template <int ACT>
__device__ __forceinline__ float rt_act(float z) {
    if (ACT == COLNDE_ACT_RELU) return fmaxf(z, 0.0f);
    if (ACT == COLNDE_ACT_MISH) {
        const float e = __expf(__builtin_amdgcn_fmed3f(z, -3.0e38f, 20.0f));
        const float n = e * (e + 2.0f);
        return z * fast_div(n, n + 2.0f);
    }
    if (ACT == COLNDE_ACT_SWISH) return fast_div(z, 1.0f + __expf(-z));
    if (ACT == COLNDE_ACT_TANH) { const float e = __expf(2.0f * fminf(fmaxf(z, -15.0f), 15.0f)); return 1.0f - fast_div(2.0f, 1.0f + e); }
    if (ACT == COLNDE_ACT_LEAKYRELU) return z > 0.0f ? z : 0.01f * z;
    return z;
}

template <int ACT>
__device__ __forceinline__ f32x16 act_tile(f32x16 z) {
    f32x16 o;
#pragma unroll
    for (int r = 0; r < 16; r++) o[r] = rt_act<ACT>(z[r]);
    return o;
}

struct RtBases {
    int a1[5];
    int a2;
    int a3;
};

__device__ __forceinline__ RtBases rt_bases(int lane) {
    const int i = lane & 31, h = lane >> 5;
    const int r_i = (i & 3) + 4 * (i >> 3), h_i = (i >> 2) & 1;
    RtBases b;
#pragma unroll
    for (int mt = 0; mt < 5; mt++) {
        const int G = min(mt * 16 + r_i, 74);
// ... 513 lines not shown
    float av, dv;
    rt_act_pair<ACT>(A[G >> 4][G & 15], av, dv);
    A[G >> 4][G & 15] = av;
    D[G >> 4][G & 15] = dv;
}

__device__ __forceinline__ void rt_physics_vjp(const DevModel& m, const f32x16 (&X)[3], f32x16 (&kd)[3], int h, f32x16 (&xb)[3]) {
    const float Nz = 32.0f;
#pragma unroll
    for (int r = 0; r < 16; r++) {
        xb[0][r] = -m.cor_v * m.sig_u * kd[1][r];
        xb[1][r] = m.cor_u * m.sig_v * kd[0][r];
        xb[2][r] = 0.0f;
    }
#pragma unroll
    for (int k = 0; k < 3; k++) {
        const f32x16 dn = shift_down(kd[k], h, 0.0f);
#pragma unroll
        for (int r = 0; r < 16; r++) kd[k][r] = (r == 0 && h == 0) ? 0.0f : m.A[k] * (kd[k][r] - dn[r]);
    }
    if (!m.mpp && !m.ca) return;
    f32x16 gb[3];
    if (m.mpp) {
        const f32x16 Ud = shift_down(X[0], h, 0.0f), Vd = shift_down(X[1], h, 0.0f), Td = shift_down(X[2], h, 0.0f);
        const float cU = m.sig_u * Nz, sU = m.sig_u * m.eps, cV = m.sig_v * Nz, sV = m.sig_v * m.eps, cB = m.B * Nz, sB = m.B * m.eps;
        const float L2E = 1.4426950408889634f;
        const float kE = 2.0f * m.inv_dRi * L2E, oE = -2.0f * m.Ric * m.inv_dRi * L2E, cE = 30.0f * L2E;
        const float nA = -0.5f * m.nu_minus, nB = m.nu0 + 0.5f * m.nu_minus;
        const float m0 = -m.cs[0], m1 = -m.cs[1], m2 = -m.cs[2] * m.inv_Pr;
        const float n0 = m0 * Nz * m.c_rib, n1 = m1 * Nz * m.c_rib, n2 = m2 * Nz * m.c_rib;
        const float q0 = -2.0f * m.sig_u, q1 = -2.0f * m.sig_v;
#pragma unroll
        for (int r = 0; r < 16; r++) {
            const bool in = !(r == 0 && h == 0);
            const float dU = X[0][r] - Ud[r], dV = X[1][r] - Vd[r], dT = X[2][r] - Td[r];
            const float a1 = fmaf(dU, cU, sU), a2 = fmaf(dV, cV, sV);
            const float rS = __builtin_amdgcn_rcpf(fmaf(a2, a2, a1 * a1));
            const float Ri = fmaf(dT, cB, sB) * rS;
            const float e = __builtin_amdgcn_exp2f(__builtin_amdgcn_fmed3f(fmaf(Ri, kE, oE), -cE, cE));
            const float th = fmaf(-2.0f, __builtin_amdgcn_rcpf(1.0f + e), 1.0f);
            const float nu = fmaf(th, nA, nB);
            const float t0 = kd[0][r] * nu, t1 = kd[1][r] * nu, t2 = kd[2][r] * nu;
            float nub = (kd[0][r] * dU) * n0;
            nub = fmaf(kd[1][r] * dV, n1, nub);
            nub = fmaf(kd[2][r] * dT, n2, nub);
            const float w = nub * (fmaf(-th, th, 1.0f) * rS);
            const float qq = w * Ri;
            const float g2 = fmaf(w, m.B, t2 * m2);
            const float g0 = fmaf(qq, a1 * q0, t0 * m0);
            const float g1 = fmaf(qq, a2 * q1, t1 * m1);
            gb[0][r] = in ? g0 : 0.0f;
            gb[1][r] = in ? g1 : 0.0f;
            gb[2][r] = in ? g2 : 0.0f;
        }
    } else {
        const f32x16 Td = shift_down(X[2], h, 0.0f);
#pragma unroll
        for (int r = 0; r < 16; r++) {
            const bool in = !(r == 0 && h == 0);
            const float gT = (X[2][r] - Td[r]) * Nz;
            gb[0][r] = 0.0f;
            gb[1][r] = 0.0f;
            gb[2][r] = (in && gT < 0.0f) ? -kd[2][r] * m.cs[2] * m.kappa : 0.0f;
        }
    }
#pragma unroll
    for (int k = 0; k < 3; k++) {
        const f32x16 gu_ = shift_up(gb[k], h, 0.0f);
#pragma unroll
        for (int r = 0; r < 16; r++) xb[k][r] += (gb[k][r] - gu_[r]) * Nz;
    }
}
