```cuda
__global__ void k_cell_hist_xy(const float4* __restrict__ pos, uint32_t n, uint32_t* __restrict__ cid, uint32_t* __restrict__ rank,
                               uint32_t* __restrict__ count) {
    uint32_t i = blockIdx.x * blockDim.x + threadIdx.x;
    if (i >= n) return;
    float4 p = pos[i];
    uint32_t id = (uint32_t)cell_id(abin(p.x, C.xysub, C.xysub_f), abin(p.y, C.xysub, C.xysub_f), cell_coord(p.z));
    cid[i] = id;
    rank[i] = atomicAdd(&count[id], 1u);
}

__global__ void k_cell_scatter(uint32_t n, const uint32_t* __restrict__ cid, const uint32_t* __restrict__ rank,
                               const uint32_t* __restrict__ start, uint32_t* __restrict__ perm) {
    uint32_t i = blockIdx.x * blockDim.x + threadIdx.x;
    if (i >= n) return;
    const uint32_t c = cid[i];
    if (c == 0xFFFFFFFFu) return;
    perm[start[c] + rank[i]] = i;
}

__device__ __forceinline__ unsigned long long sort_key(uint32_t src, const uint32_t* __restrict__ gid, const float4* __restrict__ vel) {
    if (!gid) return src;
    const uint32_t f = vel ? fid_of(vel[src]) : 0u;
    return ((unsigned long long)f << 32) | gid[src];
}
__global__ void k_cell_sort(uint32_t ncell, const uint32_t* __restrict__ start, uint32_t* __restrict__ perm, const uint32_t* __restrict__ gid,
                            const float4* __restrict__ vel) {
    uint32_t c = blockIdx.x * blockDim.x + threadIdx.x;
    if (c >= ncell) return;
    uint32_t s = start[c], e = start[c + 1];
    for (uint32_t a = s + 1; a < e; ++a) {
        const uint32_t v = perm[a];
        const unsigned long long kv = sort_key(v, gid, vel);
        uint32_t b = a;
        while (b > s) {
            const uint32_t u = perm[b - 1];
            const unsigned long long ku = sort_key(u, gid, vel);
            if (ku < kv || (ku == kv && u < v)) break;
            perm[b] = u;
            --b;
        }
        perm[b] = v;
    }
}

struct GatherSet {
    const float4* in4[6];
    float4* out4[6];
    const uint32_t* in1[4];
    uint32_t* out1[4];
    int n4, n1;
};
__global__ void k_gather(uint32_t n, const uint32_t* __restrict__ perm, GatherSet g) {
    uint32_t s = blockIdx.x * blockDim.x + threadIdx.x;
    if (s >= n) return;
    uint32_t src = perm[s];
#pragma unroll
    for (int a = 0; a < 6; ++a)
        if (a < g.n4) g.out4[a][s] = g.in4[a][src];
#pragma unroll
    for (int a = 0; a < 4; ++a)
        if (a < g.n1) g.out1[a][s] = g.in1[a][src];
}

constexpr int SCAN_T = 256, SCAN_I = 8, SCAN_B = SCAN_T * SCAN_I;
__global__ void k_scan_block(const uint32_t* __restrict__ in, uint32_t* __restrict__ out, uint32_t n, uint32_t* __restrict__ block_sums) {
    __shared__ uint32_t warp_tot[SCAN_T / 32];
    uint32_t base = blockIdx.x * SCAN_B + threadIdx.x * SCAN_I;
    uint32_t v[SCAN_I];
    uint32_t tsum = 0;
#pragma unroll
    for (int k = 0; k < SCAN_I; ++k) {
        v[k] = (base + k < n) ? in[base + k] : 0u;
        tsum += v[k];
    }
// ... 433 lines not shown
__global__ void k_reduce_partials(const float* __restrict__ partial, uint32_t nblocks, int n_fluids, float* __restrict__ out) {
    __shared__ float sm[32];
    int f = blockIdx.x;
    float s = 0.f;
    for (uint32_t b = threadIdx.x; b < nblocks; b += blockDim.x) s += partial[(size_t)b * n_fluids + f];
    s = block_sum(s, sm);
    if (threadIdx.x == 0) out[f] = s;
}

#ifndef SPH_PASS_T
#define SPH_PASS_T 128
#endif
#ifndef SPH_PASS_MINB
#define SPH_PASS_MINB 9
#endif
#ifndef SPH_FORCE_MINB
#define SPH_FORCE_MINB 8
#endif
constexpr int PASS_T = SPH_PASS_T;

__global__ void k_gather_vstar(uint32_t n, const uint32_t* __restrict__ perm, GatherSet g, float4* __restrict__ vs, float4* __restrict__ pvx,
                               float2* __restrict__ vyz) {
    uint32_t s = blockIdx.x * blockDim.x + threadIdx.x;
    if (s >= n) return;
    const uint32_t src = perm[s];
    const float4 p = g.in4[0][src], v = g.in4[1][src], c = g.in4[2][src];
    g.out4[0][s] = p;
    g.out4[1][s] = v;
    g.out4[2][s] = c;
#pragma unroll
    for (int a = 0; a < 4; ++a)
        if (a < g.n1) g.out1[a][s] = g.in1[a][src];
    const float sx = v.x + c.x, sy = v.y + c.y, sz = v.z + c.z;
    vs[s] = make_float4(sx, sy, sz, 0.f);
    if (pvx) {
        pvx[s] = make_float4(p.x, p.y, p.z, sx);
        vyz[s] = make_float2(sy, sz);
    }
}

__global__ void k_fold_velocities(float4* __restrict__ vel, float4* __restrict__ vc, const float4* __restrict__ vs, float4* __restrict__ acc, float gx, float gy,
                                  float gz, const float4* __restrict__ xs, float scale) {
    uint32_t i = blockIdx.x * blockDim.x + threadIdx.x;
    if (i >= C.n_fluid) return;
    float4 v = vel[i], s = vs[i];
    vel[i] = make_float4(s.x, s.y, s.z, v.w);
    vc[i] = make_float4(0.f, 0.f, 0.f, 0.f);
    float ax = gx, ay = gy, az = gz;
    if (xs) {
        float4 f = xs[i];
        ax = __fadd_rn(gx, __fmul_rn(f.x, scale));
        ay = __fadd_rn(gy, __fmul_rn(f.y, scale));
        az = __fadd_rn(gz, __fmul_rn(f.z, scale));
    }
    acc[i] = make_float4(ax, ay, az, 0.f);
}
__global__ void k_fold_integrate(float4* __restrict__ vel, float4* __restrict__ vc, float4* __restrict__ vs, float4* __restrict__ acc, float gx, float gy,
                                 float gz, const float4* __restrict__ xs, float scale, float dt_new, float4* __restrict__ pvx, float2* __restrict__ vyz) {
    uint32_t i = blockIdx.x * blockDim.x + threadIdx.x;
    if (i >= C.n_fluid) return;
    const float4 v = vel[i], s = vs[i];
    const float4 nv = make_float4(s.x, s.y, s.z, v.w);
    vel[i] = nv;
    const bool owned = i >= C.i_begin && i < C.i_begin + C.n_owned;
    float ax = gx, ay = gy, az = gz;
    if (xs) {
        const float4 f = xs[i];
        ax = __fadd_rn(gx, __fmul_rn(f.x, scale));
        ay = __fadd_rn(gy, __fmul_rn(f.y, scale));
        az = __fadd_rn(gz, __fmul_rn(f.z, scale));
    }
    acc[i] = make_float4(ax, ay, az, 0.f);
    if (!owned) {
        vc[i] = make_float4(0.f, 0.f, 0.f, 0.f);
        return;
    }
    const float cx = __fmul_rn(ax, dt_new), cy = __fmul_rn(ay, dt_new), cz = __fmul_rn(az, dt_new);
    vc[i] = make_float4(cx, cy, cz, 0.f);
    const float sx = nv.x + cx, sy = nv.y + cy, sz = nv.z + cz;
    vs[i] = make_float4(sx, sy, sz, 0.f);
    if (pvx) {
        pvx[i].w = sx;
        vyz[i] = make_float2(sy, sz);
    }
}
__global__ void k_set_gravity(const float4* __restrict__ vel, float4* __restrict__ vs, float4* __restrict__ acc, float gx, float gy, float gz) {
    SPH_OWNED_INDEX(i)
    float4 v = vel[i];
    vs[i] = make_float4(v.x, v.y, v.z, 0.f);
    acc[i] = make_float4(gx, gy, gz, 0.f);
}

__global__ void k_integrate_acc(const float4* __restrict__ vel, float4* __restrict__ vc, float4* __restrict__ vs, const float4* __restrict__ acc, float dt,
                                float4* __restrict__ pvx, float2* __restrict__ vyz) {
    SPH_OWNED_INDEX(i)
    float4 a = acc[i], c = vc[i], v = vel[i];
    c.x += a.x * dt; c.y += a.y * dt; c.z += a.z * dt;
    vc[i] = c;
    float sx = v.x + c.x, sy = v.y + c.y, sz = v.z + c.z;
    vs[i] = make_float4(sx, sy, sz, 0.f);
    if (pvx) {
        pvx[i].w = sx;
        vyz[i] = make_float2(sy, sz);
    }
}

__global__ void k_cfl_max(const float4* __restrict__ vel, const float4* __restrict__ acc, float remaining, unsigned int* __restrict__ out) {
    const uint32_t i = blockIdx.x * blockDim.x + threadIdx.x;
    unsigned int bits = 0u;
    if (i < C.n_owned) {
        const float4 v = vel[C.i_begin + i], a = acc[C.i_begin + i];
        const float x = __fadd_rn(v.x, __fmul_rn(a.x, remaining));
        const float y = __fadd_rn(v.y, __fmul_rn(a.y, remaining));
        const float z = __fadd_rn(v.z, __fmul_rn(a.z, remaining));
        bits = __float_as_uint(__fadd_rn(__fadd_rn(__fmul_rn(x, x), __fmul_rn(y, y)), __fmul_rn(z, z)));
    }
    bits = __reduce_max_sync(0xffffffffu, bits);
    if ((threadIdx.x & 31u) == 0u && bits) atomicMax(out, bits);
}

__global__ void k_update_positions(float4* __restrict__ pos, const float4* __restrict__ vs, float dt, CellBox* __restrict__ bounds_out) {
    uint32_t i = blockIdx.x * blockDim.x + threadIdx.x;
    const bool valid = i < C.n_owned;
    i += C.i_begin;
    CellBox b = CELL_BOX_EMPTY;
    if (valid) {
        float4 p = pos[i], v = vs[i];
        p.x += v.x * dt; p.y += v.y * dt; p.z += v.z * dt;
        pos[i] = p;
        if (bounds_out) cell_box_add(b, p.x, p.y, p.z, C.h);
    }
    if (!bounds_out) return;
    cell_box_commit_block(b, bounds_out);
}

__device__ __forceinline__ float powi3(float x) { return x * x * x; }
__device__ __forceinline__ float cohesion_kernel(float r, float coh_norm, float h6_64) {
    float hr = powi3(C.h - r) * powi3(r);
    float c = r <= C.h * 0.5f ? 2.0f * hr - h6_64 : (r <= C.h ? hr : 0.f);
    return coh_norm * c;
}

__device__ __forceinline__ float adhesion_kernel(float r, float adh_norm) {
    if (r > C.h * 0.5f && r <= C.h) {
        float x = fmaxf(-4.0f * r * r / C.h + 6.0f * r - 2.0f * C.h, 0.f);
        return adh_norm * sqrtf(sqrtf(x));
    }
    return 0.f;
}

__global__ void k_iota(uint32_t n, uint32_t* __restrict__ a) {
    uint32_t s = blockIdx.x * blockDim.x + threadIdx.x;
    if (s < n) a[s] = s;
}
struct SlabOut {
    float4 *pos, *vel, *vc;
    uint32_t* gid;
};
__device__ __forceinline__ uint32_t warp_append(bool pred, uint32_t* counter) {
    const unsigned m = __ballot_sync(0xffffffffu, pred);
// ... 306 lines not shown
```

salva_b200/csrc/sph_passes.cuh:

```cuda
#pragma once
#include <type_traits>

#include "sph_kernels.cuh"

namespace sphk {

struct NoAux {};

template <class F>
__device__ __forceinline__ auto call_gather(F& f, uint32_t j, int u) {
    if constexpr (std::is_invocable_v<F, uint32_t, int>) return f(j, u);
    else return f(j);
}

struct Range {
    uint32_t begin, count;
};

template <bool W, bool G, class LP, class LD, class FF>
__device__ __forceinline__ void for_fluid_contacts_g(uint32_t i, const float4& pi, const Lists& L, LP ldpos, LD ld, FF ff) {
    const uint32_t n = L.fluid_count(i);
    const uint32_t nq = (n + 3u) >> 2;
    uint4 J = nq ? L.group(i, 0) : make_uint4(i, i, i, i);
    for (uint32_t q = 0; q < nq; ++q) {
// ... 364 lines not shown
                 float4* __restrict__ acc, float* __restrict__ bforce, float gamma, float adh, float coh_norm, float h6_64, float adh_norm) {
    SPH_OWNED_INDEX(i)
    const float4 a = pvx[i];
    const float4 ni = nr4[i];
    const float rho0 = C.fluids[0].density0, mass = C.fluids[0].mass;
    const float4 pi = make_float4(a.x, a.y, a.z, mass);
    const float rho_i = ni.w;
    float ax = 0.f, ay = 0.f, az = 0.f;
    if (gamma != 0.f)
        for_fluid_contacts_g<false, false>(
            i, pi, L, [&](uint32_t j) { return tex1Dfetch<float4>(tpvx, (int)j); }, [&](uint32_t j) { return __ldg(&nr4[j]); },
            [&](uint32_t, const Pair& p, const float4&, const float4& nj) {
                akinci_contact(p, ni, rho_i, nj, nj.w, mass, gamma, rho0, coh_norm, h6_64, ax, ay, az);
            });
    if (adh != 0.f)
        for_boundary_contacts<false, false>(i, pi, L, bpos, [&](uint32_t j, const Pair& p, const float4& pj) {
            float ad = p.d2 > F32_EPS * F32_EPS ? adhesion_kernel(p.r, adh_norm) / p.r : 0.f;
            float c = ad * adh * (pj.w * rho0);
            ax -= c * p.dx; ay -= c * p.dy; az -= c * p.dz;
            if (BFORCE) {
                atomicAdd(&bforce[3 * (size_t)j + 0], c * p.dx * mass);
                atomicAdd(&bforce[3 * (size_t)j + 1], c * p.dy * mass);
                atomicAdd(&bforce[3 * (size_t)j + 2], c * p.dz * mass);
            }
        });
    float4 o = acc[i];
    o.x += ax; o.y += ay; o.z += az;
    acc[i] = o;
}

template <bool BFORCE, bool PRESSURE, bool NORMALS = false>
__global__ void __launch_bounds__(PASS_T, NORMALS && SPH_GENERIC_KERNELS ? SPH_FORCE_MINB : SPH_PASS_MINB)
k_vel_update_u(const float4* __restrict__ pk4, cudaTextureObject_t tpk, const float4* __restrict__ vel, const float4* __restrict__ bpos, Lists L,
               float4* __restrict__ vc, float4* __restrict__ vs, float4* __restrict__ pvx, float2* __restrict__ vyz, float* __restrict__ bforce,
               float inv_dt, const float* __restrict__ dens, float4* __restrict__ nr4, Range rg) {
    uint32_t i = blockIdx.x * blockDim.x + threadIdx.x;
    if (i >= rg.count) return;
    i += rg.begin;
    const float4 a = pk4[i];
    const float4 pi = make_float4(a.x, a.y, a.z, 0.f);
    const float ki = a.w;
    const float4 v = vel[i];
    const float rho0 = C.fluids[0].density0, mass = C.fluids[0].mass;
    const float scale = (PRESSURE ? inv_dt : 1.0f) * mass;
    float ax = 0.f, ay = 0.f, az = 0.f, nx = 0.f, ny = 0.f, nz = 0.f;
    for_fluid_grads(
        i, pi, L, [&](uint32_t j, int u) { return !(u & 1) ? tex1Dfetch<float4>(tpk, (int)j) : __ldg(&pk4[j]); },
        [&](uint32_t j) {
            if constexpr (NORMALS) return __ldg(&dens[j]);
            else return NoAux{};
        },
        [&](uint32_t, const Pair& p, const float4& pj, auto rho_j) {
            float c = (ki + pj.w) * scale * p.g;
            ax = fmaf(c, p.dx, ax); ay = fmaf(c, p.dy, ay); az = fmaf(c, p.dz, az);
            if constexpr (NORMALS) {
                float cn = p.g * (mass / rho_j);
                nx = fmaf(cn, p.dx, nx); ny = fmaf(cn, p.dy, ny); nz = fmaf(cn, p.dz, nz);
            }
        });
    if (NORMALS) nr4[i] = make_float4(nx * C.h, ny * C.h, nz * C.h, dens[i]);
    if (!PRESSURE || ki > 0.f) {
        const float bscale = PRESSURE ? inv_dt : 1.0f;
        for_boundary_contacts<false, true>(i, pi, L, bpos, [&](uint32_t j, const Pair& p, const float4& pj) {
            float c = ki * pj.w * rho0 * bscale * p.g;
            ax = fmaf(c, p.dx, ax); ay = fmaf(c, p.dy, ay); az = fmaf(c, p.dz, az);
            if (BFORCE) {
                float s = c * inv_dt * mass;
                atomicAdd(&bforce[3 * (size_t)j + 0], s * p.dx);
                atomicAdd(&bforce[3 * (size_t)j + 1], s * p.dy);
                atomicAdd(&bforce[3 * (size_t)j + 2], s * p.dz);
            }
        });
    }
    float4 c4 = vc[i];
    c4.x -= ax; c4.y -= ay; c4.z -= az;
    vc[i] = c4;
    const float sx = v.x + c4.x, sy = v.y + c4.y, sz = v.z + c4.z;
    vs[i] = make_float4(sx, sy, sz, 0.f);
    pvx[i] = make_float4(a.x, a.y, a.z, sx);
    vyz[i] = make_float2(sy, sz);
}

struct VelRho {
    float4 v;
    float rho;
};
template <bool MULTI, bool BFORCE>
__global__ void __launch_bounds__(PASS_T, SPH_FORCE_MINB)
k_force_xsph(const float4* __restrict__ pos, const float4* __restrict__ vel, const float4* __restrict__ bpos, const float4* __restrict__ bvel, Lists L,
             const float* __restrict__ dens, float4* __restrict__ acc, float* __restrict__ bforce, uint32_t which, float cf, float cb, float inv_dt) {
    SPH_OWNED_INDEX(i)
    float4 vi = vel[i];
    if (MULTI && fid_of(vi) != which) return;
    float4 pi = pos[i];
    float rho0 = C.fluids[which].density0;
    float fx = 0.f, fy = 0.f, fz = 0.f, bx = 0.f, by = 0.f, bz = 0.f;
    if (cf != 0.f)
        for_fluid_contacts<true, false>(
            i, pi, L, pos, [&](uint32_t j) { return VelRho{__ldg(&vel[j]), __ldg(&dens[j])}; },
            [&](uint32_t, const Pair& p, const float4& pj, const VelRho& a) {
                if (MULTI && fid_of(a.v) != which) return;
                float c = cf * p.w * pj.w / a.rho;
                fx = fmaf(c, a.v.x - vi.x, fx); fy = fmaf(c, a.v.y - vi.y, fy); fz = fmaf(c, a.v.z - vi.z, fz);
            });
    if (cb != 0.f) {
        float rho_i = dens[i];
        for_boundary_contacts<true, false>(i, pi, L, bpos, [&](uint32_t j, const Pair& p, const float4& pj) {
            float4 vj = __ldg(&bvel[j]);
            float c = cb * p.w * pj.w * rho0 / rho_i;
            float dx = c * (vj.x - vi.x), dy = c * (vj.y - vi.y), dz = c * (vj.z - vi.z);
            bx += dx; by += dy; bz += dz;
// ... 221 lines not shown
```

Before: 979.4 million.

## Drop redundant vs writes in unimass path, warp-aggregate cell histogram, precompute sort keys

In the uniform-mass path, the v* array is no longer written. Consumers such as the fold, integrate and position update kernels now rebuild v* from the packed pvx4/vyz2 arrays, and the slab refresh no longer exchanges vs. This cuts one float4 store per particle in several per-iteration kernels. The cell histogram now groups equal cell ids within a warp using match_any and issues one atomic per group. The deterministic per-cell insertion sort reads keys precomputed during the scatter instead of regathering gid and vel. The risk is any remaining reader of vs in unimass mode that was not updated, which would see stale data.

```diff
diff --git a/salva_b200/csrc/sph_engine.cu b/salva_b200/csrc/sph_engine.cu
--- a/salva_b200/csrc/sph_engine.cu
+++ b/salva_b200/csrc/sph_engine.cu
@@ -507,6 +507,7 @@
     DBuf<float4> vs, acc, normals, dbg_acc;
     DBuf<float> dens, alpha, kappa, divv, pred, bvol, bforce;
     DBuf<uint32_t> cid, rank, perm, cstart, bcid, brank, bperm, bstart, scan_aux[3], scan_aux_k[3];
+    DBuf<unsigned long long> skey;
     ListState lists;
     bool unimass = false;
     DBuf<float4> pvx4, pk4;
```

→ WHAT THE EXERCISE ASKS:
Please return only the lines above, starting at the line that has "xb[2][r] = 0.0f;" and ending at the line that has "const float kE", keeping both and leaving each one unchanged.

→ SOLUTION TO THIS TASK:
        xb[2][r] = 0.0f;
    }
#pragma unroll
    for (int k = 0; k < 3; k++) {
        const f32x16 dn = shift_down(kd[k], h, 0.0f);
#pragma unroll
        for (int r = 0; r < 16; r++) kd[k][r] = (r == 0 && h == 0) ? 0.0f : m.A[k] * (kd[k][r] - dn[r]);
    }
    if (!m.mpp && !m.ca) return;
    f32x16 gb[3];
    if (m.mpp) {
        const f32x16 Ud = shift_down(X[0], h, 0.0f), Vd = shift_down(X[1], h, 0.0f), Td = shift_down(X[2], h, 0.0f);
        const float cU = m.sig_u * Nz, sU = m.sig_u * m.eps, cV = m.sig_v * Nz, sV = m.sig_v * m.eps, cB = m.B * Nz, sB = m.B * m.eps;
        const float L2E = 1.4426950408889634f;
        const float kE = 2.0f * m.inv_dRi * L2E, oE = -2.0f * m.Ric * m.inv_dRi * L2E, cE = 30.0f * L2E;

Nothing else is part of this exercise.